→ **What needs to be done**
Working from the records below, repeat exactly the lines starting at the line that contains "const bool flagged" and ending at the line that contains "else if (t == 3", inclusive.

Items from a dataset:
Segment Open

#ifdef CHOL_STAMPS
__device__ unsigned long long g_chol_stamps[64 * 16];
__shared__ unsigned long long g_chol_lstamps[16];
#define STAMP(slot)                                                                         \
  do {                                                                                      \
    if (!PERSIST && threadIdx.x == 0 && panel && (blockIdx.x < 2)) {                                     \
      g_chol_stamps[((k + 1) & 31) * 32 + blockIdx.x * 16 + (slot)] = __builtin_amdgcn_s_memtime(); \
    }                                                                                       \
    if (PERSIST && threadIdx.x == 0 && panel && (bi - kp < 2)) {                              \
       \
      g_chol_lstamps[slot] = wall_clock64();                                                  \
      if ((slot) == 2) { g_chol_lstamps[14] = 0; g_chol_lstamps[15] = 0; g_chol_lstamps[9] = 0; }                    \
      if ((slot) == 8)                                                                        \
// ... 572 lines not shown
      if (wave < nd) {
        const int q = p + 1 + wave;
        wave_gemm_nt16<true>(&B2[(16 * q) * LDP + 16 * p], &B2[(16 * q) * LDP + 16 * p], &Wl[WLB * p], WLP);
      } else if (solve_rows && wave < nd + 4) {
        const int g = wave - nd;
        wave_gemm_nt16<true>(&BT[(16 * g) * LDP + 16 * p], &BT[(16 * g) * LDP + 16 * p], &Wl[WLB * p], WLP);
      }
    }
    if (p == 0) STAMP(10);
    __syncthreads();
    if (p == 0) STAMP(5);
    if (PERSIST && solve_rows && wave == 4)
      chol_strip_out(S, ld, Ldiag + chol_lfin_offset(n) + (size_t)chol_tile_index((nrows + NB - 1) / NB, bi, kp) * NB * NB, BT,
                     r0, c0, wk, nrows, p, (p == 3) ? &done[bi] : nullptr, 4 * kp + 3);
    if (p == 3) break;
    const int q = p + 1;
    if (wave == 0) {
      wave_gemm_nt16<false>(&B2[(16 * q) * LDP + 16 * q], &B2[(16 * q) * LDP + 16 * p],
                            &B2[(16 * q) * LDP + 16 * p], LDP);
      wave_potrf16(&B2[(16 * q) * LDP + 16 * q], &Wl[WLB * q], Idn, fail, diag);
      if (p == 0) STAMP(6);
    } else {
      int cnt = 0;
#pragma unroll 1
      for (int r = q; r < 4; r++)
#pragma unroll 1
        for (int s2 = q; s2 <= r; s2++) {
          if (r == q && s2 == q) continue;
          {
            const int slot = cnt % 2;
            const int owner = 1 + slot + ((1 + slot >= q) ? 1 : 0);
            if (owner == wave)
              wave_gemm_nt16<false>(&B2[(16 * r) * LDP + 16 * s2], &B2[(16 * r) * LDP + 16 * p],
                                    &B2[(16 * s2) * LDP + 16 * p], LDP);
          }
          cnt++;
        }
      const bool mine = (wave >= 5) ? (ndef > 0) : (ndef > 0 && wave == q);
      if (mine) {
        f64x4 acc = dacc[0];
        if (!PERSIST && k >= 0) strip_update_tile(acc, B0, B1, dg, q);
#pragma unroll
        for (int pp = 0; pp < 3; pp++)
          if (pp <= p) block_update16(acc, &BT[(16 * dg) * LDP + 16 * pp], &B2[(16 * q) * LDP + 16 * pp]);
        store_solve(acc, dg, q);
        dacc[0] = dacc[1];
        dacc[1] = dacc[2];
      }
    }
    __syncthreads();
    if (p == 0) STAMP(7);
  }
  STAMP(8);
  if (PERSIST && bi == kp + 1 && kp + 1 < (n + NB - 1) / NB) {
    __syncthreads();
    if (wave < 4) {
      const int g = wave;
#pragma unroll
      for (int q = 3; q >= 0; q--) {
        lds_f64* Cq = &BT[(16 * g) * LDP + 16 * q];
        f64x4 acc;
#pragma unroll
        for (int i = 0; i < 4; i++) acc[i] = Cq[(fg + 4 * i) * LDP + fr];
#pragma unroll
        for (int s2 = q + 1; s2 < 4; s2++)
#pragma unroll
          for (int kk = 0; kk < 16; kk += 4)
            acc = __builtin_amdgcn_mfma_f64_16x16x4f64(-BT[(16 * g + fr) * LDP + 16 * s2 + kk + fg],
                                                       B2[(16 * s2 + kk + fg) * LDP + 16 * q + fr], acc, 0, 0, 0);
#pragma unroll
        for (int i = 0; i < 4; i++) Cq[(fg + 4 * i) * LDP + fr] = acc[i];
        f64x4 m = {0.0, 0.0, 0.0, 0.0};
#pragma unroll
        for (int kk = 0; kk < 16; kk += 4)
          m = __builtin_amdgcn_mfma_f64_16x16x4f64(Cq[fr * LDP + kk + fg], Wl[WLB * q + (kk + fg) * WLP + fr], m, 0, 0, 0);
#pragma unroll
        for (int i = 0; i < 4; i++) Cq[(fg + 4 * i) * LDP + fr] = m[i];
      }
      gbl_f64* Mj = Ldiag + chol_mbuf_offset(n) + (size_t)kp * NB * NB;
#pragma unroll
      for (int it = 0; it < 8; it++) {
        const int u = it * 64 + lane;
        const int i = 16 * g + (u >> 5), j2 = (u & 31) * 2;
        f64x2 v = *(const lds_f64x2*)&BT[i * LDP + j2];
        if (r0 + i >= n) v = (f64x2){0.0, 0.0};
        *(gbl_f64x2*)&Mj[i * NB + j2] = v;
      }
    }
  }
  if (PERSIST && diag) {
#pragma unroll
    for (int e = t; e < 1024; e += 512) {
      const int pb = e >> 8, j = (e >> 4) & 15, kk = e & 15;
      const int br = pb == 3 ? 1 : 0, bc = pb == 3 ? 2 : pb + 1;
      B2[(16 * br + j) * LDP + 16 * bc + kk] = Wl[WLB * pb + WLP * j + kk];
    }
    __syncthreads();
  }
  if (grp == 0) {
    if (diag) {
      if (PERSIST) store_tile64(Ldiag + (size_t)kp * NB * NB, B2, NB, 0, 0, 0, NB, NB, false);
      else store_tile64(S, B2, ld, c0, c0, c0, c0 + wk, wk, true);
    }
  } else if (solve_rows && !PERSIST) {
    store_tile64(S, BT, ld, r0, c0, max(r0, c0 + wk), min(r0 + NB, nrows), wk, false);
  }
  if (!PERSIST) STAMP(9);
}

__global__ __launch_bounds__(512) void chol_step_kernel(double* __restrict__ S, int n, int ld, int k,
                                                        int* __restrict__ fail, double lm, double ep) {
  chol_tile<false>((gbl_f64*)S, n, ld, k, k + 1 + (int)blockIdx.x, k + 1 + (int)blockIdx.y, fail, lm, ep, nullptr,
                   nullptr, nullptr);
}


template <bool OV>
__device__ __attribute__((noinline)) void chol_tile_persist(double* __restrict__ S, int n, int ld, int k, int bi,
                                                            int bj, int* __restrict__ fail, double lm, double ep,
                                                            double* __restrict__ Ldiag, int* __restrict__ done,
                                                            int* __restrict__ abortf, bool coh_first, int k_last) {
  chol_tile<true, OV>((gbl_f64*)S, n, ld, k, bi, bj, fail, lm, ep, (gbl_f64*)Ldiag, done, abortf, coh_first, k_last);
}

#ifdef OV_DEBUG
__device__ unsigned long long g_ov_dbg[64];
extern "C" int droid_debug_overlap_stamps(unsigned long long* out) {
  return (int)hipMemcpyFromSymbol(out, HIP_SYMBOL(g_ov_dbg), sizeof(unsigned long long) * 64);
}
#endif
template <bool OV>
__global__ __launch_bounds__(512) void chol_factor_persistent_kernel(double* __restrict__ S, int n, int ld,
                                                                     int* __restrict__ fail, double lm, double ep,
                                                                     int* __restrict__ flags,
                                                                     double* __restrict__ Ldiag,
                                                                     const int* __restrict__ ready_arg, int epoch) {
  const int* const ready = OV ? ready_arg : nullptr;
  __shared__ int s_abort;
  const int nb = (n + NB - 1) / NB;
  const int nrb = (n + 1 + NB - 1) / NB;
  int* done = flags;
  int* dver = flags + nrb;
  int* abortf = flags + 2 * nrb;
  const int G = (int)gridDim.x, wg = (int)blockIdx.x, t = (int)threadIdx.x;
  int total = 0;
  for (int j = 0; j < nb; j++) total += nrb - j;

  {
    int cs = 0;
    for (int j = 0; j < nb; j++) {
      if (j >= 1 && (cs % G) == wg) {
        const int i = j * NB + t;
        if (ready == nullptr && t < NB && i < n) {
          const double d = S[(size_t)i * ld + i];
          gstore<true>((gbl_f64*)&S[(size_t)i * ld + i], d + (ep + lm * d));
        }
        asm volatile("s_waitcnt vmcnt(0)" ::: "memory");
        __syncthreads();
        if (t == 0) cfp_store(&dver[j], 0);
      }
      cs += nrb - j;
    }
  }

#ifdef OV_DEBUG
  if (blockIdx.x == 0 && threadIdx.x == 0) g_ov_dbg[63] = wall_clock64();
#endif
  if (OV && ready != nullptr) {
    constexpr int MAXT = 12;
    __shared__ int s_ti[MAXT], s_tj[MAXT], s_nx[MAXT], s_nt, s_pick, s_klast;
    if (t == 0) {
      int nt = 0, cj = 0, cs = 0;
      for (int idx = wg; idx < total && nt < MAXT; idx += G) {
        while (idx >= cs + (nrb - cj)) {
          cs += nrb - cj;
          cj++;
        }
        s_ti[nt] = cj + (idx - cs);
        s_tj[nt] = cj;
        s_nx[nt] = (cj == 0) ? -1 : 0;
        nt++;
      }
      s_nt = nt;
    }
    __syncthreads();
    while (true) {
      if (t < 64) {
        int pick = -1, spins = 0, klast = -2;
        bool ok = true;
        const int nt = s_nt;
        while (true) {
          bool any_left = false;
          for (int i = 0; i < nt; i++) {
            const int bi = s_ti[i], bj = s_tj[i], k = s_nx[i];
            if (k > bj - 1) continue;
            any_left = true;
            const int kp = k + 1;
            const bool panel = (bj == kp);
            const bool first = (k == ((bj == 0) ? -1 : 0));
// ... 75 lines not shown
      }
      const int bj = __builtin_amdgcn_readfirstlane(cj), bi = __builtin_amdgcn_readfirstlane(cj + (idx - cs));
      if (k < 0 && bj != 0) break;
      const bool panel = (bj == kp);
      PSTAMP(11);
      const bool first_touch = (ready != nullptr) && (k <= 0);
      if (t < 64) {
        bool ok = true;
        if (k >= 0 || first_touch) {
          const int* p = nullptr;
          int need = 4 * k + 3;
          const bool flagged = k >= 0 && !panel && bj != kp + 1;
          if (t == 0 && flagged) p = &done[bi];
          else if (t == 1 && flagged && bj != bi) p = &done[bj];
          else if (t == 2 && k >= 0 && panel && bi != bj) { p = &dver[bj]; need = k; }
          else if (t == 3 && first_touch) { p = &ready[bj]; need = epoch; }
          bool sat = (p == nullptr);
          int spins = 0;
          const int limit = (ready != nullptr) ? (CFP_SPIN_LIMIT << 4) : CFP_SPIN_LIMIT;
          while (true) {
            if (!sat) sat = cfp_load(p) >= need;
            if (__all(sat)) break;
            spins++;
            if (spins > limit || ((spins & 255) == 0 && __any(cfp_load(abortf) == 1))) {
              ok = false;
              break;
            }
            if (ready != nullptr) __builtin_amdgcn_s_sleep(4);
            else __builtin_amdgcn_s_sleep(1);
          }
        } else if (__any(cfp_load(abortf) == 1)) {
          ok = false;
        }
        if (t == 0) {
          s_abort = ok ? 0 : 1;
          if (!ok) {
            cfp_store(abortf, 1);
            atomicMax(fail, 2);
          }
        }
      }
      PSTAMP(12);
      __syncthreads();
      if (s_abort) return;
      chol_tile_persist<false>(S, n, ld, k, bi, bj, fail, lm, ep, Ldiag, done, abortf, false, k);
      if (!panel && bi == bj) {
        asm volatile("s_waitcnt vmcnt(0)" ::: "memory");
        __syncthreads();
        if (t == 0) cfp_store(&dver[bj], k + 1);
      }
      PSTAMP(13);
    }
    colstart += nrb - kp;
  }
}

Segment Closed

→ **Result of the task**
          const bool flagged = k >= 0 && !panel && bj != kp + 1;
          if (t == 0 && flagged) p = &done[bi];
          else if (t == 1 && flagged && bj != bi) p = &done[bj];
          else if (t == 2 && k >= 0 && panel && bi != bj) { p = &dver[bj]; need = k; }
          else if (t == 3 && first_touch) { p = &ready[bj]; need = epoch; }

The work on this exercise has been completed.